The point is that defining market outlook and defining an investment strategy on the basis of that must factor in the new trend of shallow cycles. Relying on historical data of deep cycles may lead to unsatisfactory results.

Market outlook

The market movement in the first half of 2022 has been mostly on the expected lines. Despite the ongoing conflict between Russia and Ukraine, and elevated energy prices, I do not see any reason to change my market outlook for the rest of 2022. I expect-

(a)   NIfty 50 may move in a large range of 15200-18600 during 2022. It would be reasonable to expect 10% + 2% return for the year for diversified portfolios.

(b)   The outlook is positive for IT Services, Financial Services, select capital goods, healthcare and consumer staples, and negative for commodities, chemicals, energy and discretionary consumption. For most other sectors the outlook is neutral.

(c)    Benchmark bond yields may average 7.25% 30bps for the year. Longer duration may do better in 2H2022.

(d)   USDINR may average close to INR77/USD in 2H2022. Higher yields may attract flows to support INR.

(e)    Residential real estate prices may show a divergent trend in various geographies, but may generally remain stable.

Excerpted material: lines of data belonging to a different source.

template <typename T>
static int sel_seed(dvs_ctx *ctx, dvs_select *s, const T *mat, hipStream_t st, bool light) {
    const std::vector<uint64_t> &seeds = s->seed_positions;
    SelDev &d = s->dev;
    SelCtl c = s->ctl0;
    const uint32_t wdef = s->params.window ? s->params.window : (s->persist.on ? s->persist.grid * 2u : 4096u);
    c.window_min = wdef;
    c.window_max = std::max<uint32_t>(wdef, s->scan_grid * (SCAN_THREADS / 64) * 8);
    c.window = wdef;
    *s->h_ctl = c;
// ... 127 lines not shown
    const struct { void **ptr; size_t bytes; const char *what; } blocks[] = {
        {(void **)&d.ctl, 4096, "d.ctl"},
        {(void **)&d.S, B * 8, "d.S"},
        {(void **)&d.Stmp, B * 8, "d.Stmp"},
        {(void **)&d.base, B * 8, "d.base"},
        {(void **)&d.cand, B * 8, "d.cand"},
        {(void **)&d.M, size_t(cap) * B * 8, "d.M"},
        {(void **)&d.mH, size_t(cap) * 8, "d.mH"},
        {(void **)&d.mDelta, size_t(cap) * 8, "d.mDelta"},
        {(void **)&d.dtmp, size_t(cap) * 8, "d.dtmp"},
        {(void **)&d.dsum, size_t(cap) * 8, "d.dsum"},
        {(void **)&d.mLabel, size_t(cap) * 4, "d.mLabel"},
        {(void **)&d.mPos, size_t(cap) * 8, "d.mPos"},
        {(void **)&d.ord, size_t(cap) * 4, "d.ord"},
        {(void **)&d.inset, std::max<size_t>(nlabels, 1), "d.inset"},
        {(void **)&d.wg_rows, size_t(s->scan_grid) * 8, "d.wg_rows"},
        {(void **)&d.evlog_pos, nlog * 8, "d.evlog_pos"},
        {(void **)&d.evlog_kind, nlog * 4, "d.evlog_kind"},
    };
    for (const auto &b : blocks)
        if (int rc = dvs_dev_alloc(ctx, b.ptr, b.bytes, b.what)) return rc;
    if (s->params.flags & DVS_SELECT_STEPWISE)
        if (int rc = dvs_stepwise_alloc(ctx, s, labels)) return rc;
    if (order) {
        if (int rc = dvs_dev_alloc(ctx, (void **)&d.order, size_t(npos) * 4, "d.order")) return rc;
        DVS_HIP(ctx, hipMemcpyAsync((void *)d.order, order, size_t(npos) * 4, hipMemcpyHostToDevice, ctx->stream));
    }
    if (labels) {
        if (int rc = dvs_dev_alloc(ctx, (void **)&d.labels, size_t(npos) * 4, "d.labels")) return rc;
        DVS_HIP(ctx, hipMemcpyAsync((void *)d.labels, labels, size_t(npos) * 4, hipMemcpyHostToDevice, ctx->stream));
    }
    static_assert(sizeof(SelCtl) <= 4096, "control block must fit a cached pinned block");
    return dvs_pinned_get(ctx, (void **)&s->h_ctl);
}

static int sel_prepare_engine(dvs_ctx *ctx, dvs_select *s, const uint32_t *order, const uint32_t *labels) {
    SelDev &d = s->dev;
    const dvs_matrix *m = s->mat;
    const uint32_t n_seed = s->params.n_seed, nlabels = d.nlabels;
    int rc = dvs_persist_setup(ctx, s);
    if (rc) return rc;
    sel_plan_setup_stream(ctx, s);
    if (s->setup_side) s->used_side_streams = true;
    DVS_HIP(ctx, hipMemsetAsync(d.inset, 0, std::max<size_t>(nlabels, 1), s->setup_side ? s->setup_side : ctx->stream));
    s->inset_clean = true;
    DVS_HIP(ctx, hipMemsetAsync(d.wg_rows, 0, size_t(s->scan_grid) * 8, s->setup_side ? s->setup_side : ctx->stream));
    s->seeded_start = s->persist.on && s->params.mode == DVS_MODE_NMOST && d.B <= 4096 && !order && !labels &&
                      !(s->params.flags & DVS_SELECT_STEPWISE) && n_seed >= 2 && n_seed <= 32 && !ctx->knobs.persist_no_seeded;
    s->persist.seeded = s->seeded_start;
    if (size_t(n_seed) * sizeof(uint64_t) <= 4096 - SEL_SEEDS_AT) {
        s->d_seed_list = reinterpret_cast<unsigned char *>(d.ctl) + SEL_SEEDS_AT;
        s->seed_list_in_ctl = true;
    } else if (s->seeded_start) {
        if ((rc = dvs_dev_alloc(ctx, &s->d_seed_list, size_t(n_seed) * sizeof(uint64_t), "seed list"))) return rc;
    }
    if (s->persist.on && m->rest_beside_head && ctx->stream_head && m->head_rows_built && s->params.mode == DVS_MODE_NMOST &&
        !order && !labels) {
        s->used_side_streams = true;
        return dvs_persist_prepare_head(ctx, s, m->head_rows_built, ctx->stream_head);
    }
    return DVS_OK;
}
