static int tc2_encode_streams(int N, int n_mpairs, int n_pairs, const std::vector<Tc2HostItem>& items,
                              const std::vector<std::vector<int>>& lists, Tc2Plan* plan) {
  const int max_b = plan->maxb, ring_bytes = plan->ring_bytes, ksub = plan->ksub;
  plan->n_pairs = n_pairs;
  size_t n_slots = 0;
  for (auto& l : lists) n_slots = std::max(n_slots, l.size());
  plan->n_slots = (int)n_slots;
  std::vector<int>& eitems = plan->eitems;
  eitems.assign(n_slots * (size_t)n_pairs, -1);
  std::vector<uint32_t>& stream_off = plan->stream_off;
  stream_off.assign((size_t)n_pairs + 1, 0);
  std::vector<TcRec>& stream_p = plan->stream_p;
  std::vector<TcRec>& stream_m = plan->stream_m;
  stream_p.clear(); stream_m.clear();
  long long n_mma = 0, n_pad = 0, n_issued = 0, n_steps = 0, n_bytes = 0;
  for (size_t pr = 0; pr < lists.size(); ++pr) {
    stream_off[pr] = (uint32_t)stream_m.size();
    std::vector<std::pair<int, int>> region;
    int cursor = 0;
    for (size_t k = 0; k < lists[pr].size(); ++k) {
      const int win = lists[pr][k] / n_mpairs, mp = lists[pr][k] % n_mpairs;
      if ((uint32_t)win > TcItemWindow::mask || (uint32_t)mp > TcItemMp::mask) { set_error("tensor-core schedule limits exceeded"); return DGAN_ERR_UNSUPPORTED; }
      eitems[k * (size_t)n_pairs + pr] = tc2_item_word(win, mp);
      const Tc2HostItem& itm = items[(size_t)win];
      for (size_t j = 0; j < itm.steps.size(); ++j) {
        const Tc2HostStep& hs = itm.steps[j];
        const int kb = (hs.bytes + 1023) / 1024;
        if (kb * 1024 > ring_bytes) { set_error("tensor-core step larger than the operand ring"); return DGAN_ERR_UNSUPPORTED; }
        if (cursor + kb > ring_bytes / 1024) cursor = 0;
        const int beg = cursor, end = cursor + kb;
        cursor = end;
        int dep = TC2_NSLOT;
        const int kidx = (int)region.size();
        for (int d = 1; d <= TC2_NSLOT && d <= kidx; ++d) {
          const auto& rg = region[(size_t)(kidx - d)];
          if (rg.first < end && beg < rg.second) { dep = d; break; }
        }
        if (dep == 1 && j > 0) { set_error("tensor-core step overlaps the step before it (ring too small)"); return DGAN_ERR_UNSUPPORTED; }
        region.push_back({beg, end});
        TcMmaRec m;
        m.off = (uint32_t)beg; m.nA = (uint32_t)hs.nA; m.n_rounds = (uint32_t)hs.n_rounds; m.maxb = (uint32_t)max_b; m.ksub = (uint32_t)ksub;
        m.flags = (j == 0 ? TcMmaRec::FIRST : 0u) | (j + 1 == itm.steps.size() ? TcMmaRec::LAST : 0u);
        std::copy(hs.ops, hs.ops + hs.n_rounds * max_b, m.ops);
        stream_m.push_back(m.encode());
        TcProducerRec p;
        p.off = (uint32_t)beg; p.kc = (uint32_t)hs.kc; p.nA = (uint32_t)hs.nA; p.nB = (uint32_t)hs.nB; p.dep = (uint32_t)dep; p.mp = (uint32_t)mp;
        std::copy(hs.a_pix, hs.a_pix + TC2_MAX_A, p.pix);
        std::copy(hs.b_ent, hs.b_ent + TC2_MAX_BSLOTS, p.tile);
        stream_p.push_back(p.encode());
        n_mma += hs.n_rounds * max_b; n_pad += hs.n_rounds * max_b - hs.n_real;
        n_issued += tc2_issues_zero_ops(max_b, ksub) ? hs.n_rounds * max_b : hs.n_real;
        n_steps += 1; n_bytes += 2LL * hs.nA * tc2_a_bytes(ksub) + (long long)hs.nB * tc2_b_bytes(N, ksub);
      }
    }
  }
  stream_off[(size_t)n_pairs] = (uint32_t)stream_m.size();
  plan->hdrs.resize(items.size());
  for (size_t i = 0; i < items.size(); ++i) plan->hdrs[i] = items[i].hdr;
  plan->n_mma = n_mma; plan->n_pad = n_pad; plan->n_issued = n_issued; plan->n_steps = n_steps; plan->n_bytes = n_bytes;
  return 0;
}
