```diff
@@ -698,6 +700,23 @@
         self._check(self._lib.bn254s_selftest_transforms(self._h, op, log_n, flags, ncols, coset_mask, _ptr(data), _ptr(out0),
                                                          _ptr(out1)), "bn254s_selftest_transforms")
         return (out0, out1) if op == 0 else out0
+
+    def selftest_commit_batch(self, jobs):
+        jobs = [np.ascontiguousarray(j, dtype=np.uint64) for j in jobs]
+        assert jobs and all(j.ndim == 2 and j.shape[1] == 65536 for j in jobs)
+        ncols = np.array([j.shape[0] for j in jobs], dtype=np.int32)
+        data = np.ascontiguousarray(np.concatenate(jobs, axis=0))
+        coef = np.zeros_like(data)
+        lde = np.zeros((data.shape[0], 2 * 65536), np.uint64)
+        self._check(self._lib.bn254s_selftest_commit_batch(self._h, len(jobs), ncols.ctypes.data_as(C.c_void_p), _ptr(data), _ptr(coef),
+                                                           _ptr(lde), None), "bn254s_selftest_commit_batch")
+        ends = np.cumsum(ncols)
+        return [(coef[e - n:e], lde[e - n:e]) for e, n in zip(ends, ncols)]
+
+    def ntt_section_counters(self):
+        out = np.zeros(3, np.uint64)
+        self._check(self._lib.bn254s_selftest_commit_batch(self._h, 0, None, None, None, None, _ptr(out)), "bn254s_selftest_commit_batch")
+        return tuple(int(v) for v in out)
 
     def selftest_mul_2exp(self, x: np.ndarray) -> np.ndarray:
         x = np.ascontiguousarray(x, dtype=np.uint64)
```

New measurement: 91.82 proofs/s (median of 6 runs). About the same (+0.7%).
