int tinsel_hip_kernel_times(tinsel_hip* r, tinsel_kernel_time* out, int max_entries)
{
    lookahead_cancel(r);
    if (!r || !out)
        return fail("kernel_times: bad arguments");
    HIP_TRY(hipSetDevice(r->device));
    HIP_TRY(hipDeviceSynchronize());
    float total[KN_COUNT] = { 0 };
    uint32_t launches[KN_COUNT] = { 0 };
    std::vector<std::pair<float, float>> intervals[KN_COUNT];
    for (const TimedSpan& s : r->spans)
    {
        float ms = 0.0f, at = 0.0f;
        if (hipEventElapsedTime(&ms, s.start, s.stop) == hipSuccess)
        {
            total[s.kernel] += ms;
            launches[s.kernel]++;
            if (hipEventElapsedTime(&at, r->spans.front().start, s.start) == hipSuccess)
                intervals[s.kernel].push_back(std::make_pair(at, at + ms));
        }
    }
    float busy[KN_COUNT] = { 0 };
    for (int k = 0; k < KN_COUNT; ++k)
    {
        std::sort(intervals[k].begin(), intervals[k].end());
        float end = -1e30f;
        for (const auto& iv : intervals[k])
        {
            if (iv.second > end)
                busy[k] += iv.second - std::max(iv.first, end);
            end = std::max(end, iv.second);
        }
        if (intervals[k].size() != launches[k])
            busy[k] = total[k];
    }
    int n = 0;
    double sum = 0.0;
    for (int k = 0; k < KN_COUNT && n < max_entries; ++k)
    {
        if (!launches[k])
            continue;
        memset(&out[n], 0, sizeof(out[n]));
        strncpy(out[n].name, kKernelNames[k], sizeof(out[n].name) - 1);
        out[n].launches = launches[k];
        out[n].total_ms = total[k];
        out[n].busy_ms = busy[k];
        sum += total[k];
        ++n;
    }
    r->gpuSeconds += sum*1e-3;
    return n;
}

int tinsel_hip_reserve(tinsel_hip* r, int passes, int max_depth)
{
    lookahead_cancel(r);
    if (!r || !r->accum || passes < 1 || max_depth < 1)
        return fail("reserve: bad arguments (Init first)");
    HIP_TRY(hipSetDevice(r->device));
    const size_t perPass = slots_per_pass(r, r->width, r->height);
    return ensure_batch(r, plan_batch(r, perPass, passes_per_batch(batch_slots(r), perPass, passes),  false), max_depth);
}

int tinsel_hip_set_batch_paths(tinsel_hip* r, unsigned long long max_paths)
{
    lookahead_cancel(r);
    if (!r || max_paths < 1024)
        return fail("set_batch_paths: bad arguments");
    r->maxBatchSlots = (size_t)max_paths;
    r->batchSlotsExplicit = true;
    r->tune.batch_paths = (int64_t)max_paths;
    return 0;
}

int tinsel_hip_set_tuning(tinsel_hip* r, const tinsel_hip_tuning* tuning)
{
    if (!r || !tuning)
        return fail("set_tuning: null argument");
    lookahead_cancel(r);
    tinsel_hip_tuning t = tuning_from_caller(tuning);
    if (t.grid_mult < 0 || t.grid_mult > 256 || (t.walk_block != 0 && t.walk_block != 256 && t.walk_block != 1024) ||
        t.accumulate < TINSEL_ACCUMULATE_AUTO || t.accumulate > TINSEL_ACCUMULATE_FULL_WINDOW || t.walk_refill_min > 64 || t.walk_leaf_min > 64 || t.walk_grid_mult < 0 || t.walk_grid_mult > 64 ||
        (t.tail_split > 0 && (!(t.tail_share >= 0.0f) || t.tail_divide < 1)) || (t.batch_paths != 0 && t.batch_paths < 1024))
        return fail("set_tuning: a field is out of range");
    HIP_TRY(hipSetDevice(r->device));
    HIP_TRY(hipDeviceSynchronize());
    const tinsel_hip_tuning was = r->tune;
    t.flat_scan = was.flat_scan; t.lds_scene = was.lds_scene; t.walk = was.walk; t.inline_max_tris = was.inline_max_tris;
    t.walk_min_tris = was.walk_min_tris; t.small_mesh_bytes = was.small_mesh_bytes; t.arena_lds_limit = was.arena_lds_limit;
    r->tune = t;
    if (t.batch_paths > 0)
    {
        r->maxBatchSlots = (size_t)t.batch_paths;
        r->batchSlotsExplicit = true;
    }
    else
    {
        r->maxBatchSlots = 8u << 20;
        r->batchSlotsExplicit = false;
    }
    free_batch(r);
    return 0;
}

Commercial real estate may remain best category

Investment strategy

I shall continue to maintain my standard allocation in 2022 and avoid active trading in my equity portfolio. I am further downgrading my target return for the overall financial asset portfolio for 2022 to 7%.



Equity investment strategy

I would continue to focus on a mix of large and midcap stocks. The criteria for large cap stocks would be growth in earnings; while for midcaps it will be a mix of solvency & profitability ratios and operating leverage.

Debt strategy

I will continue to focus on accrual strategy for my debt portfolio. In case the yields spike beyond 7.75% due to policy rate hikes by RBI, I would lock-in my mid-term funds (3 to 5yrs) in long duration bonds/funds.